Hacker News new | ask | show | jobs
by rymate1234 1260 days ago
> It's been clearly displayed that these tools are emitting verbatim copies of existing code (and its comments) in their input.

Which makes sense when you consider that the sort of code that is getting reproduced verbatim is usually library functions which developers may copy and paste verbatim comments and all into their project, especially when you prompt the AI with the header of a function that has been copied and pasted often, so the weightings will in that instance be heavily skewed towards reproducing that function

1 comments

So that should make it easy to attribute, yes?
I think harder, as it is spammed around in all directions. It's easier to attribute a unique piece of code that appears in a single repo.

But boilerplate functions don't deserve copyright protection as they are not creative. Can I copyright print('hello world!') if I post it in my repo? Do I deserve a citation from now on?

For better or worse, AI is a combination of machine learning algorithms. And these algorithms are black boxes solely because we don't add observability to them - we aren't looking.

But there is a desire to understand why an AI provided the output it did (to increase trust in AI generated output), and so there's a lot of study and work going into adding that observability. Once that's in place, it becomes pretty straightforward to identify which inputs to a model provided what outputs.

I have never seen an ML researcher claim that understanding the effect of specific training inputs on outputs is straightforward given the size of these LLMs. Most view it as a very difficult if not impossible problem.
And yet it's a major part of the overall concept of being responsible with our use of AIs. Throwing our hands up in the air and prematurely declaring defeat is not an option long term.

It's a non-starter for no other reason than potential copyright infringement means the government becomes involved, and they will stomp on the AI mouse with the force of an elephant - the opinions of amateurs and the anti-copyright movement notwithstanding.

As such, AI Observability is a problem that's both under active research, and the basis for B2B companies.

https://censius.ai/wiki/ai-observability

https://towardsdatascience.com/what-is-ml-observability-29e8...

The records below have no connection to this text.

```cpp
void leg_synthesis(hipStream_t st, const RingSet& rs, const LegTables& tb, LegWork& wk,
                   const void* alm, int alm_dtype, long alm_cstride, const uint64_t* d_mstart, long lstride,
                   double2* leg, int deriv1, LegProfile* prof, long ld, int nb, long alm_bstride, long leg_bstride)
{
	PXS_REQUIRE(alm_dtype == PX_C64 || alm_dtype == PX_C128, "alm must be complex64 or complex128");
	PXS_REQUIRE(nb >= 1, "leg_synthesis: nb must be >= 1");
	wk.almt.ensure(sizeof(double)*(size_t)leg_almt_stride(tb)*nb);
	AlmK ak = make_almk(tb, wk, alm, alm_dtype, alm_cstride, d_mstart, lstride, deriv1, alm_bstride);
	const int nm = tb.mmax+1;
	const int K = tb.spin == 0 ? k_small_grid(rs, K_SYN0, {2}, 2) : k_small_grid(rs, K_SYNS, {2}, 2);
	const int mm_pairs = tb.spin == 0 ? 64 : 32;
	if (tb.spin == 0) hipLaunchKernelGGL(alm_pre_s0, alm_grid(tb.lmax/2 + 1, nm, nb), dim3(256), 0, st, ak);
	else              hipLaunchKernelGGL(alm_pre_spin, alm_grid(tb.lmax + 1, nm, nb), dim3(256), 0, st, ak);
	const std::vector<LegLaunch> plan = leg_batch_plan(nb, tb.spin, false, deriv1, wk.deterministic, [&] { return seeds_pending(wk, rs, tb, 0, K); },
		leg_max_batch(rs, tb, 64*K, wk.max_batch), 8*leg_max_batch(rs, tb, mm_pairs, wk.max_batch));
	print_batch_plan(false, tb.spin, nb, plan);
	wk.pass_valu.begin(); wk.pass_mm.begin();
	for (const LegLaunch& l : plan) {
		(l.ng ? wk.pass_mm : wk.pass_valu).add(l.n);
		double2* legl = leg + (size_t)l.b0*leg_bstride;
		if (l.ng) ensure_coef2(st, tb);
		LegK a = l.ng ? make_legk_mm(rs, tb, wk, legl, ld, mm_pairs, l.n, l.ng, leg_bstride) : make_legk(rs, tb, wk, legl, ld, 64*K, l.n, leg_bstride);
		a.almt += (size_t)l.b0*a.almt_bs;
		LegWork::Seeds* sb = nullptr;
		if (!l.ng) { sb = seeds_for(wk, rs, tb, 0, K, a); seeds_wait(sb, st); }
		if (prof) prof->begin(st, 0);
		(tb.spin == 0 ? launch_leg_s0 : launch_leg_spin)(false, l.ng, K, leg_grid(a), st, a);
		if (prof) prof->end(st, 0);
		seeds_written(sb, st);
	}
	PXS_HIP(hipGetLastError());
}

static void leg_analysis_valu(hipStream_t st, const RingSet& rs, const LegTables& tb, LegWork& wk, int K, const double2* leg, double* mom, LegProfile* prof, long ld, int nb, long leg_bstride)
{
	const int nm = tb.mmax+1, nwave = (rs.npairs + 64*K - 1)/(64*K);
	const bool atomic = !wk.deterministic;
	std::vector<int> cuts; cuts.push_back(0);
	if (atomic) cuts.push_back(nm);
	else {
		const size_t budget = wk.part_budget;
		for (int m = 0; m < nm;) {
			int m1 = m+1;
			while (m1 < nm && (size_t)(tb.row[m1+1]-tb.row[m])*32*nwave <= budget) m1++;
			cuts.push_back(m1); m = m1;
		}
		size_t maxrows = 1;
		for (size_t c = 0; c+1 < cuts.size(); c++) maxrows = std::max<size_t>(maxrows, (size_t)(tb.row[cuts[c+1]]-tb.row[cuts[c]]));
		wk.part.ensure(sizeof(double)*4*maxrows*nwave);
		size_t maxm = 1;
		for (size_t c = 0; c+1 < cuts.size(); c++) maxm = std::max<size_t>(maxm, (size_t)(cuts[c+1]-cuts[c]));
		wk.first.ensure(sizeof(int)*(size_t)nwave*maxm);
	}
	LegWork::Seeds* seeds = nullptr;
	wk.pass_m.begin();
	for (size_t c = 0; c+1 < cuts.size(); c++) {
		const int m0 = cuts[c], m1 = cuts[c+1];
		const long rows = tb.row[m1]-tb.row[m0];
		if (rows <= 0) continue;
		wk.pass_m.add(m1 - m0);
		LegK a = make_legk(rs, tb, wk, const_cast<double2*>(leg), ld, 64*K, nb, leg_bstride);
		a.mom = mom; a.m0 = m0; a.rowbase = tb.row[m0]; a.rows_chunk = rows; a.nmc = m1-m0; a.atomic = atomic ? 1 : 0;
		seeds = seeds_for(wk, rs, tb, 1, K, a); seeds_wait(seeds, st);
		if (atomic) { a.part = mom; a.rowbase = 0; a.rows_chunk = 0; a.first = nullptr; }
		else {
			PXS_HIP(hipMemsetAsync(wk.first.p, 0, sizeof(int)*(size_t)nwave*(m1-m0), st));
			a.first = wk.first.as<int>();
		}
		if (prof) prof->begin(st, 1);
		const dim3 grid = leg_grid(a);
		(tb.spin == 0 ? launch_leg_s0 : launch_leg_spin)(true, 0, K, grid, st, a);
		if (prof) prof->end(st, 1);
		if (atomic) continue;
		const long maxrow = tb.row[m0+1] - tb.row[m0];
		hipLaunchKernelGGL(reduce_partials, dim3((unsigned)((4*maxrow+255)/256), m1-m0), dim3(256), 0, st, (const double*)wk.part.p,
			mom, tb.d_row.as<long>(), (const int*)wk.first.p, m0, m1-m0, tb.row[m0], rows, a.nwave);
	}
	seeds_written(seeds, st);
}

void leg_analysis(hipStream_t st, const RingSet& rs, const LegTables& tb, LegWork& wk,
                  const double2* leg, void* alm, int alm_dtype, long alm_cstride, const uint64_t* d_mstart, long lstride,
                  int deriv1, LegProfile* prof, long ld, int nb, long alm_bstride, long leg_bstride)
{
	PXS_REQUIRE(alm_dtype == PX_C64 || alm_dtype == PX_C128, "alm must be complex64 or complex128");
	PXS_REQUIRE(nb >= 1, "leg_analysis: nb must be >= 1");
	const int K = tb.spin == 0 ? k_small_grid(rs, K_ANA0, {4, 2}, 4) : k_small_grid(rs, K_ANAS, {3, 2});
	const int nm = tb.mmax+1;
	const int mm_pairs = (tb.spin == 0 ? 64 : 32)*MM_WAVES;
	const std::vector<LegLaunch> plan = leg_batch_plan(nb, tb.spin, true, deriv1, wk.deterministic, [&] { return seeds_pending(wk, rs, tb, 1, K); },
		leg_max_batch(rs, tb, 64*K, wk.max_batch), 8*leg_max_batch(rs, tb, mm_pairs, wk.max_batch));
	print_batch_plan(true, tb.spin, nb, plan);
	const size_t nmom = (size_t)leg_mom_stride(tb);
	wk.mom.ensure(sizeof(double)*nmom*nb);
	if (!wk.deterministic) PXS_HIP(hipMemsetAsync(wk.mom.p, 0, sizeof(double)*nmom*nb, st));
	wk.pass_valu.begin(); wk.pass_mm.begin();
	for (const LegLaunch& l : plan) {
		(l.ng ? wk.pass_mm : wk.pass_valu).add(l.n);
		const double2* legl = leg + (size_t)l.b0*leg_bstride;
		double* mom = wk.mom.as<double>() + nmom*l.b0;
		if (!l.ng) { leg_analysis_valu(st, rs, tb, wk, K, legl, mom, prof, ld, l.n, leg_bstride); continue; }
		ensure_coef2(st, tb);
		LegK a = make_legk_mm(rs, tb, wk, const_cast<double2*>(legl), ld, mm_pairs, l.n, l.ng, leg_bstride);
		a.mom = mom; a.part = mom; a.atomic = 1;
		if (prof) prof->begin(st, 1);
		(tb.spin == 0 ? launch_leg_s0 : launch_leg_spin)(true, l.ng, K, leg_grid(a), st, a);
		if (prof) prof->end(st, 1);
	}
	AlmK ak = make_almk(tb, wk, alm, alm_dtype, alm_cstride, d_mstart, lstride, deriv1, alm_bstride);
	if (tb.spin == 0) hipLaunchKernelGGL(alm_post_s0, alm_grid(tb.lmax/2 + 1, nm, nb), dim3(256), 0, st, ak);
	else              hipLaunchKernelGGL(alm_post_spin, alm_grid(tb.lmax + 1, nm, nb), dim3(256), 0, st, ak);
	PXS_HIP(hipGetLastError());
}

}
```

pixell_amd/csrc/legendre.hpp:

```cpp
#pragma once
#include <map>
#include <tuple>
#include "common.hpp"

namespace pxs {

struct RingSet {
	int nring = 0;
	int npairs = 0;
	std::vector<int> ring_n, ring_s;
	std::vector<double> cth, sth, sh2, ch2;
	DevBuf d_ring_n, d_ring_s, d_cth, d_sth, d_sh2, d_ch2;
	void build(const std::vector<long double>& theta);
	void upload_all();
};

struct LegTables {
	int lmax = 0, mmax = 0, spin = 0;
	std::vector<long> row;
	long nrows = 0;
	DevBuf d_row, d_coef, d_alpha;
	mutable DevBuf d_coef2, d_coef2p;
	void build(int lmax, int mmax, int spin);
	void build_host(int lmax, int mmax, int spin);
};

struct LegProfile {
	struct Rec { hipEvent_t a, b; int stage; };
	std::vector<Rec> recs; std::vector<hipEvent_t> open_;
	bool enabled = false;
	void begin(hipStream_t st, int stage);
	void end(hipStream_t st, int stage);
	void read(double* ms, int* counts, int nstage, bool reset);
	~LegProfile();
};

struct LegWork {
	size_t part_budget = size_t(2) << 30;
	bool deterministic = false;
	DevBuf almt;
	DevBuf part;
	DevBuf mom;
	DevBuf first;
	struct Seeds { DevBuf d, i; bool ready = false, refused = false; hipEvent_t written = nullptr; hipStream_t wstream = nullptr;
	               ~Seeds() { if (written) (void)hipEventDestroy(written); } };
	std::map<std::tuple<const void*, int, int, int>, Seeds> seeds;
	size_t seed_budget = size_t(16) << 30, seed_bytes = 0;
	DevBuf count; bool count_on = false;
	int max_batch = 0;
	PassLog pass_m, pass_valu, pass_mm;
};


void leg_synthesis(hipStream_t st, const RingSet& rs, const LegTables& tb, LegWork& wk,
                   const void* alm, int alm_dtype, long alm_cstride, const uint64_t* d_mstart, long lstride,
                   double2* leg, int deriv1, LegProfile* prof = nullptr, long ld = 0, int nb = 1, long alm_bstride = 0, long leg_bstride = 0);
void leg_analysis(hipStream_t st, const RingSet& rs, const LegTables& tb, LegWork& wk,
                  const double2* leg, void* alm, int alm_dtype, long alm_cstride, const uint64_t* d_mstart, long lstride,
                  int deriv1, LegProfile* prof = nullptr, long ld = 0, int nb = 1, long alm_bstride = 0, long leg_bstride = 0);

}
```

pixell_amd/csrc/legendre_dev.hpp:

```cpp
#pragma once
#include "legendre.hpp"
#include <cmath>
#include <algorithm>
#include <initializer_list>

namespace pxs {

static constexpr double SC_BIG   = 0x1p+400;
static constexpr double SC_SMALL = 0x1p-800;
static constexpr int    SC_STEP  = 800;
static constexpr double LEG_LIVE = 0x1p-140;
#define LEG_IS_LIVE(v, sc) ((sc) == 0 && fabs(v) >= LEG_LIVE)

struct double4_t { double a, b, c, d; };
#ifdef PXS_HOST_SIM
#define LDC(p, i) ((p)[i])
#else
typedef double pxs_d4 __attribute__((ext_vector_type(4)));
__device__ __forceinline__ double4_t ldc_row(const double4_t* p, long i) {
	const __attribute__((address_space(4))) pxs_d4* c = (const __attribute__((address_space(4))) pxs_d4*)(unsigned long long)p;
	const pxs_d4 v = c[i]; double4_t r; r.a = v.x; r.b = v.y; r.c = v.z; r.d = v.w; return r;
}
#define LDC(p, i) ldc_row((p), (i))
#endif
#ifdef PXS_HOST_SIM
#define LDCD(p, i) ((p)[i])
#else
__device__ __forceinline__ double ldc_double(const double* p, long i) {
	const __attribute__((address_space(4))) double* c = (const __attribute__((address_space(4))) double*)(unsigned long long)p;
	return c[i];
}
#define LDCD(p, i) ldc_double((p), (i))
#endif

struct LegK {
	int lmax, mmax, spin, nm, npairs, nring, nwave;
	long ld;
	long nrows;
	const long* row; const double4_t* coef; const double* alpha;
	const int* ring_n; const int* ring_s; const double* cth; const double* sth; const double* sh2; const double* ch2;
	double* almt; double* part; double* mom;
	double2* leg;
	double ofs;
	int m0; long rowbase, rows_chunk;
	int nmc, xcd;
	int* first;
	int atomic;
	int seed_mode; double* seed_d; int* seed_i;
	double* count;
	int nb; long leg_bs, almt_bs, mom_bs;
	int nmaps;
	const double2* coef2; const double2* coef2p;
};
#define PXS_NCOUNT 1024
#ifdef PXS_HOST_SIM
#define PXS_COUNT(dir, expr) if (a.count != nullptr && lane == 0) atomicAdd(a.count + 2*(blockIdx.x & (PXS_NCOUNT - 1)) + (dir), (double)(expr))
#else
#define PXS_COUNT(dir, expr) if (a.count != nullptr && lane == 0) unsafeAtomicAdd(a.count + 2*(blockIdx.x & (PXS_NCOUNT - 1)) + (dir), (double)(expr))
#endif

__host__ __device__ constexpr unsigned leg_blocks_per_m(unsigned nwave, unsigned nb) { return (nwave*nb) | 1u; }
static_assert(leg_blocks_per_m(20, 1) == 21 && leg_blocks_per_m(27, 1) == 27 && leg_blocks_per_m(4, 8) == 33 && leg_blocks_per_m(3, 2) == 7, "blocks per m: odd, at most one more than chunks x maps");
__device__ __forceinline__ bool leg_block(const LegK& a, int& wv, int& m, int& bb) {
	if (!a.xcd) { wv = blockIdx.x; m = blockIdx.y + a.m0; bb = blockIdx.z; return true; }
	const unsigned b = blockIdx.x, x = b & 7u, j = b >> 3;
	const unsigned per_m = leg_blocks_per_m((unsigned)a.nwave, (unsigned)a.nb);
	const unsigned ml = j / per_m, r = j - ml*per_m;
	bb = (int)(r / (unsigned)a.nwave);
	wv = (int)(r - (unsigned)bb*a.nwave);
	const unsigned mi = ml*8u + x;
	m = (int)mi + a.m0;
	return mi < (unsigned)a.nmc && bb < a.nb;
}
static inline dim3 leg_grid(const LegK& a) { return a.xcd ? dim3((unsigned)(8*((a.nmc+7)/8)*leg_blocks_per_m(a.nwave, a.nb))) : dim3(a.nwave, a.nmc, a.nb); }

__device__ __forceinline__ void frexp_norm(double& m, int& e) { int d; m = frexp(m, &d); e += d; }

__device__ __forceinline__ void pow_scaled(double x, int n, double& mant, int& e) {
	double rm = 0.5; int re = 1;
	int be = 0; double bm = frexp(x, &be);
	while (n) {
		if (n & 1) { rm *= bm; re += be; frexp_norm(rm, re); }
		bm *= bm; be *= 2; frexp_norm(bm, be);
		n >>= 1;
	}
// ... 391 lines not shown
```

Before: 3.590.

## Use compact two-double coefficient rows in spin-0 synthesis steady-state loop

The spin-0 synthesis main loop now reads precomputed compact coefficient arrays (a plus b, or a plus c for polar waves) as one 32-byte scalar load per pair of rows, instead of two 32-byte double4 rows. The compact tables are now built eagerly at table construction for all paths rather than lazily for the matrix path only. Explicit scalar-memory waitcnt drains and scheduling barriers are added to control load issue and overlap with the FMA work. This halves the scalar coefficient traffic, but the forced waits and sched barriers may restrict compiler scheduling and add extra table memory.

```diff
diff --git a/pixell_amd/csrc/leg_s0.hip b/pixell_amd/csrc/leg_s0.hip
--- a/pixell_amd/csrc/leg_s0.hip
+++ b/pixell_amd/csrc/leg_s0.hip
@@ -32,18 +32,19 @@
 		} \
 	}
 
-#define S0_SYN_PAIR(c0, c1, a0, a1) { \
-	PXS_VCOPY(vb0, polar ? c0.c : c0.b); \
-	PXS_VCOPY(vb1, polar ? c1.c : c1.b); \
+#define S0_SYN_PAIR(c0, c1, a0, a1) S0_SYN_PAIR_C(c0.a, polar ? c0.c : c0.b, c1.a, polar ? c1.c : c1.b, a0, a1)
+#define S0_SYN_PAIR_C(ca0, cb0, ca1, cb1, a0, a1) { \
+	PXS_VCOPY(vb0, cb0); \
+	PXS_VCOPY(vb1, cb1); \
 	_Pragma("unroll") for (int s = 0; s < K; s++) { \
 		p1r[s] = fma(lam2[s], a0.a, p1r[s]); p1i[s] = fma(lam2[s], a0.b, p1i[s]); \
 		p2r[s] = fma(lam2[s], a0.c, p2r[s]); p2i[s] = fma(lam2[s], a0.d, p2i[s]); \
-		lam1[s] = fma(fma(c0.a, csq[s], vb0), lam2[s], lam1[s]); \
+		lam1[s] = fma(fma(ca0, csq[s], vb0), lam2[s], lam1[s]); \
 	} \
 	_Pragma("unroll") for (int s = 0; s < K; s++) { \
 		p1r[s] = fma(lam1[s], a1.a, p1r[s]); p1i[s] = fma(lam1[s], a1.b, p1i[s]); \
 		p2r[s] = fma(lam1[s], a1.c, p2r[s]); p2i[s] = fma(lam1[s], a1.d, p2i[s]); \
-		lam2[s] = fma(fma(c1.a, csq[s], vb1), lam1[s], lam2[s]); \
+		lam2[s] = fma(fma(ca1, csq[s], vb1), lam1[s], lam2[s]); \
 	} }
 
 template<int K> __global__ __launch_bounds__(64, (K == 4 ? 7 : 1)) void leg_syn_s0(const LegK a)
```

https://whylabs.ai/observability

https://arize.com/

Observability is great but it doesn’t give granular enough insights into what is actually happening.

Given a black box you can do two things: watch the black box for a while to see what it does, or take it apart to see how it works.

Observability is the former. Useful in many cases, just not here.

If you want to know what LLMs are actually doing, you’ll need the latter. Looking at weight activations for example, although with billions of parameters that’s infeasible.

Those companies are not solving the problem you are describing
Probably why, like the article says, they're planning to add that

> In an attempt to address the issues with open-source licensing, GitHub plans to introduce a new Copilot feature that will “provide a reference for suggestions that resemble public code on GitHub so that you can make a more informed decision about whether and how to use that code,” including “providing attribution where appropriate.” GitHub also has a configurable filter to block suggestions matching public code.